(Dataset entries)
★ ★ ★ ★ ★ ★ ★

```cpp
bool tree_perm_eligible(const BellArgs& A);
int ws_tree_perm(aiy_ws* ws, const BellArgs& A, hipStream_t st);
static int bell_args(aiy_ws* ws, const BellCall& c, BellArgs& A, hipStream_t st) {
    if (!ws) return fail(AIY_BAD_ARG, "NULL workspace");
    if (!c.v_old || !c.a || !c.s || !c.P || !c.v_new || !c.idx)
        return fail(AIY_BAD_ARG, "NULL device pointer");
    if (c.labor && (!c.L || c.Nl < 1 || c.Nl > ws->Nl))
        return fail(AIY_BAD_ARG, "labour sweep needs labor_choice and 1 <= Nl <= workspace Nl");
    if (!(c.beta == c.beta) || !(c.r == c.r) || !(c.w == c.w) || !(c.sigma == c.sigma))
        return fail(AIY_NON_FINITE, "non-finite scalar argument");
    A = BellArgs{};
    A.N = (int)ws->N;
    A.Na = (int)ws->Na;
    A.Nl = c.labor ? (int)c.Nl : 1;
    A.labor = c.labor;
    A.keep_incoming = c.keep_incoming;
    A.np = is_int_ge(c.sigma, 2.0) && c.sigma <= 9.0 ? (int)c.sigma - 1 : 0;
    if (c.mode == 1 && A.np == 0)
        return fail(AIY_BAD_ARG, "screened sweep (mode 1) needs integer sigma in [2, 9]");
    A.coarse = ws->coarse;
    A.CK = ws->CK;
    const int var = ws->variant >= 0 ? ws->variant
                    : ws->Na <= 4096 ? (c.labor ? var_waves(2) | kVarDealBlocks : var_waves(1))
                    : (c.labor ? kVarXcdOrder | kVarDriftExtrap
                               : kVarXcdOrder | kVarPermCheapLast | var_pack(1) | kVarDriftExtrap |
                                     kVarHintAlone | kVarNoHintEval);
    A.variant = var;
    A.ev_mfma = bell_ev_mfma(A.N, ws->variant);
    A.tw = 0;
    if ((var & kVarNarrowTiles) && !c.labor && (var & kVarGeometryMask) == 0) {
        const int64_t tw = (ws->N * ws->Na + 3 * 1024 - 1) / (3 * 1024);
        A.tw = (int)std::max<int64_t>(16, std::min<int64_t>(64, tw));
        if (A.tw == 64) A.tw = 0;
    }
    A.r = c.r;
    A.w = c.w;
    A.beta = c.beta;
    A.sigma = c.sigma;
    A.v_old = c.v_old;
    A.a = c.a;
    A.s = c.s;
    A.P = c.P;
    A.L = c.labor ? c.L : nullptr;
    A.hint = c.hint;
    AIY_TRY(ws_ensure_bell(ws, bell_partial_slots(A)));
    A.dis = c.labor ? ws->dis : nullptr;
    A.EV = ws->EV;
    A.T = ws->T;
    A.tree = (var & kVarChunked) == 0;
    A.T32 = (A.tree || (var & kVarFp64Screen)) ? nullptr : ws->T32;
    A.Dm = A.tree ? nullptr : ws->Dm;
    A.Dm8 = A.tree ? ws->Dm8 : nullptr;
    A.Dt = A.tree ? ws->Dt : nullptr;
    A.Dm512 = A.tree ? ws->Dm512 : nullptr;
    A.nb = (int)((ws->Na + 63) / 64);
    A.nb8 = (int)((ws->Na + 7) / 8);
    A.nb512 = (int)((ws->Na + 511) / 512);
    A.best0 = ws->best0;
    A.idx0 = ws->idx0;
    A.mom = ws->mom;
// ... 362 lines not shown
        return AIY_OK;
    }
    if ((size_t)C * n > (size_t)INT32_MAX) return fail(AIY_BAD_SHAPE, "C*N*Na must fit int32");
    const int nb8 = (int)((ws->Na + 7) / 8), nb512 = (int)((ws->Na + 511) / 512);
    BatchBlocks& bb = ws->batch;
    if (bb.C != C) {
        bb = BatchBlocks{};
        AIY_TRY(bb.EV.ensure(C * n));
        AIY_TRY(bb.Dt.ensure(C * n));
        AIY_TRY(bb.Dm8.ensure((size_t)C * ws->N * nb8));
        AIY_TRY(bb.Dm512.ensure((size_t)C * ws->N * nb512));
        AIY_TRY(bb.best0.ensure(C * n));
        AIY_TRY(bb.idx0.ensure(C * n));
        AIY_TRY(bb.mom.ensure(C * n));
        AIY_HIP(hipMemset(bb.mom, 0, C * n * sizeof(int)));
        AIY_TRY(bb.kf.ensure(C * n));
        AIY_TRY(bb.stop.ensure((size_t)C));
        AIY_TRY(bb.slots.ensure((size_t)C * 2 * 2 * kDiffSlots));
        AIY_TRY(bb.rw.ensure(2 * (size_t)C));
        AIY_TRY(bb.hstop.ensure((size_t)C));
        AIY_TRY(bb.hslots.ensure((size_t)C * 2 * kDiffSlots));
        bb.C = C;
    }
    AIY_TRY(ws_ensure_bell(ws, 1));
    AIY_HIP(hipMemcpyAsync(bb.rw, r, C * sizeof(double), hipMemcpyHostToDevice, st));
    AIY_HIP(hipMemcpyAsync(bb.rw + C, w, C * sizeof(double), hipMemcpyHostToDevice, st));
    AIY_HIP(hipMemsetAsync(bb.stop, 0, C * sizeof(int), st));
    BellArgs A{};
    A.N = (int)ws->N; A.Na = (int)ws->Na; A.Nl = 1; A.labor = false; A.np = np;
    A.coarse = ws->coarse; A.CK = ws->CK;
    A.variant = ws->variant >= 0 ? ws->variant
                                   : (ws->Na <= 4096 ? 0 : kVarXcdOrder | kVarDriftExtrap);
    A.variant &= ~kVarGeometryMask;
    A.ev_mfma = bell_ev_mfma(A.N, ws->variant);
    A.beta = beta; A.sigma = sigma; A.a = a; A.s = s; A.P = P;
    A.EV = bb.EV; A.Dt = bb.Dt; A.Dm8 = bb.Dm8; A.Dm512 = bb.Dm512;
    A.nb = (int)((ws->Na + 63) / 64); A.nb8 = nb8; A.nb512 = nb512;
    A.tree = true; A.best0 = bb.best0; A.idx0 = bb.idx0; A.kf = bb.kf; A.mom = bb.mom;
    A.hitcount = ws->count_hits ? ws->hitcount : nullptr;
    A.idx = idx; A.pk = pk; A.pc = pc; A.diff = bb.slots;
    A.C = (int)C; A.rv = bb.rw; A.wv = bb.rw + C; A.stop = bb.stop;
    AIY_TRY(launch_bell_kf(A, st));
    ws->kf_ok = false;
    double* buf[2] = {v_a, v_b};
    int64_t g = 0;
    bool all_stopped = false;
    const int64_t m = std::max(ws->spec_max, 1);
    while (!all_stopped && g < max_iter) {
        const int64_t gend = std::min(max_iter, g + m);
        for (++g; g <= gend; ++g) {
            A.v_old = buf[(g - 1) & 1];
            A.v_new = buf[g & 1];
            A.parity = (int)(g & 1);
            A.hint = (g == 1 && !use_hint) ? nullptr : idx;
            if (A.ev_mfma) AIY_TRY(launch_bell_ev_mfma(A, st));
            AIY_TRY(launch_bell_table_batch(A, bb.slots, (int)g, tol, st));
            if (!A.hint) AIY_TRY(launch_bell_init(A, st));
            AIY_TRY(ws_timing_begin(ws, st));
            AIY_TRY(launch_bell_tree(A, st));
            AIY_TRY(ws_timing_end(ws, st));
        }
        --g;
        AIY_HIP(hipMemcpyAsync(bb.hstop, bb.stop, C * sizeof(int), hipMemcpyDeviceToHost, st));
        AIY_HIP(hipStreamSynchronize(st));
        all_stopped = true;
        for (int64_t c = 0; c < C; ++c) all_stopped = all_stopped && bb.hstop[c] != 0;
// ... 216 lines not shown
        *hits = c[0];
    }
    return AIY_OK;
}

int aiy_ws_counters(aiy_ws* ws, int64_t out[4]) {
    if (!ws || !out) return fail(AIY_BAD_ARG, "NULL workspace/out");
    std::vector<unsigned long long> h(4 * kDiffSlots, 0ull);
    if (ws->hitcount)
        AIY_HIP(hipMemcpy(h.data(), ws->hitcount, h.size() * sizeof(unsigned long long),
                          hipMemcpyDeviceToHost));
    for (int q = 0; q < 4; ++q) {
        unsigned long long t = 0;
        for (int sl = 0; sl < kDiffSlots; ++sl) t += h[4 * sl + q];
        out[q] = (int64_t)t;
    }
    return AIY_OK;
}

int aiy_ws_screen_paths(aiy_ws* ws, int64_t out[2]) {
    if (!ws || !out) return fail(AIY_BAD_ARG, "NULL workspace/out");
    std::vector<unsigned long long> h(kHitcountLen, 0ull);
    if (ws->hitcount)
        AIY_HIP(hipMemcpy(h.data(), ws->hitcount, h.size() * sizeof(unsigned long long),
                          hipMemcpyDeviceToHost));
    for (int q = 0; q < 2; ++q) {
        unsigned long long t = 0;
        for (int sl = 0; sl < kDiffSlots; ++sl) t += h[kPathBase + 4 * sl + q];
        out[q] = (int64_t)t;
    }
    return AIY_OK;
}

int aiy_ws_trace(aiy_ws* ws, int64_t* out, int64_t cap, int64_t* n) {
    if (!ws || !out || !n) return fail(AIY_BAD_ARG, "NULL argument");
    *n = 0;
    if (!ws->trace) return AIY_OK;
    int64_t m = std::min(cap, ws_trace_units(ws));
    AIY_HIP(hipMemcpy(out, ws->trace, 16 * (size_t)m * sizeof(int64_t), hipMemcpyDeviceToHost));
    *n = m;
    return AIY_OK;
}

int aiy_ws_invalidate(aiy_ws* ws) {
    if (!ws) return fail(AIY_BAD_ARG, "NULL workspace");
    ws->kf_ok = false;
    ws->dis_ok = false;
    return AIY_OK;
}

int aiy_ws_set_variant(aiy_ws* ws, int variant) {
    if (!ws) return fail(AIY_BAD_ARG, "NULL workspace");
    if (variant < -1 || variant >= (1 << 30)) return fail(AIY_BAD_ARG, "variant in [-1, 2^30)");
    ws->variant = variant;
    return AIY_OK;
}

int aiy_ws_set_wide(aiy_ws* ws, int max_na, int splits, int waves, int states) {
    if (!ws) return fail(AIY_BAD_ARG, "NULL workspace");
    if (max_na < -1 || splits < 0 || splits > kWideMaxSplits ||
        (waves != 0 && waves != 4 && waves != 8 && waves != 16) ||
        (states != 0 && states != 8 && states != 16 && states != 32 && states != 64))
        return fail(AIY_BAD_ARG, "max_na >= -1, splits in [0, %d], waves in {0, 4, 8, 16}, "
                    "states in {0, 8, 16, 32, 64}", kWideMaxSplits);
    ws->wide_max = max_na;
    ws->wide_S = splits;
    ws->wide_NW = waves;
    ws->wide_SB = states;
    return AIY_OK;
}

int aiy_ws_set_cu_exclusive(aiy_ws* ws, int on) {
    if (!ws) return fail(AIY_BAD_ARG, "NULL workspace");
    ws->cu_exclusive = on != 0;
    return AIY_OK;
}

int aiy_ws_set_speculation(aiy_ws* ws, int max_batch) {
    if (!ws) return fail(AIY_BAD_ARG, "NULL workspace");
    if (max_batch < 0 || max_batch > 256) return fail(AIY_BAD_ARG, "max_batch in [0, 256]");
    if (max_batch != ws->spec_max) ws->spec = SpecRings{};
    ws->spec_max = max_batch;
    return AIY_OK;
}

int aiy_ws_set_search(aiy_ws* ws, int coarse_stride, int k_chunk) {
    if (!ws) return fail(AIY_BAD_ARG, "NULL workspace");
// ... 131 lines not shown
```

### aiyagari-replication_amd/csrc/ws.hpp

```cpp
#pragma once
#include <hip/hip_runtime.h>

#include "aiy_common.hpp"
#include "bellman.hpp"
#include "devbuf.hpp"

namespace aiy {
using u64 = unsigned long long;
struct SpecRings {
    size_t n = 0;
    int m = 0;
    DevBuf<double> v;
    DevBuf<int> idx;
    DevBuf<double> pol;
    DevBuf<u64> diff;
    PinnedBuf<u64> hdiff;
    Events ev;
};
struct SlotRings {
    size_t n = 0;
    int m = 0;
    DevBuf<double> ring;
    DevBuf<u64> slots;
    PinnedBuf<u64> hslots;
// ... 23 lines not shown
};
struct LaborBatchBlocks {
    int64_t C = 0;
    DevBuf<int> kf;
    DevBuf<int> stop;
    DevBuf<u64> slots;
    DevBuf<double> rw;
    PinnedBuf<int> hstop;
    PinnedBuf<u64> hslots;
};
struct TransitionBlocks {
    DevBuf<double> rw;
    DevBuf<int> res;
    PinnedBuf<double> hrw;
    PinnedBuf<int> hres;
    int ensure(size_t C, size_t T) {
        AIY_TRY(rw.ensure(C * (2 * T + 1)));
        AIY_TRY(res.ensure(2 * C));
        AIY_TRY(hrw.ensure(C * (2 * T + 1)));
        return hres.ensure(2 * C);
    }
};
}
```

★ ★ ★ ★ ★ ★ ★

• [WORK INSTRUCTION]: The string "gend" appears in how many lines above? Answer with the number only.

• [WRITTEN RESPONSE]: 2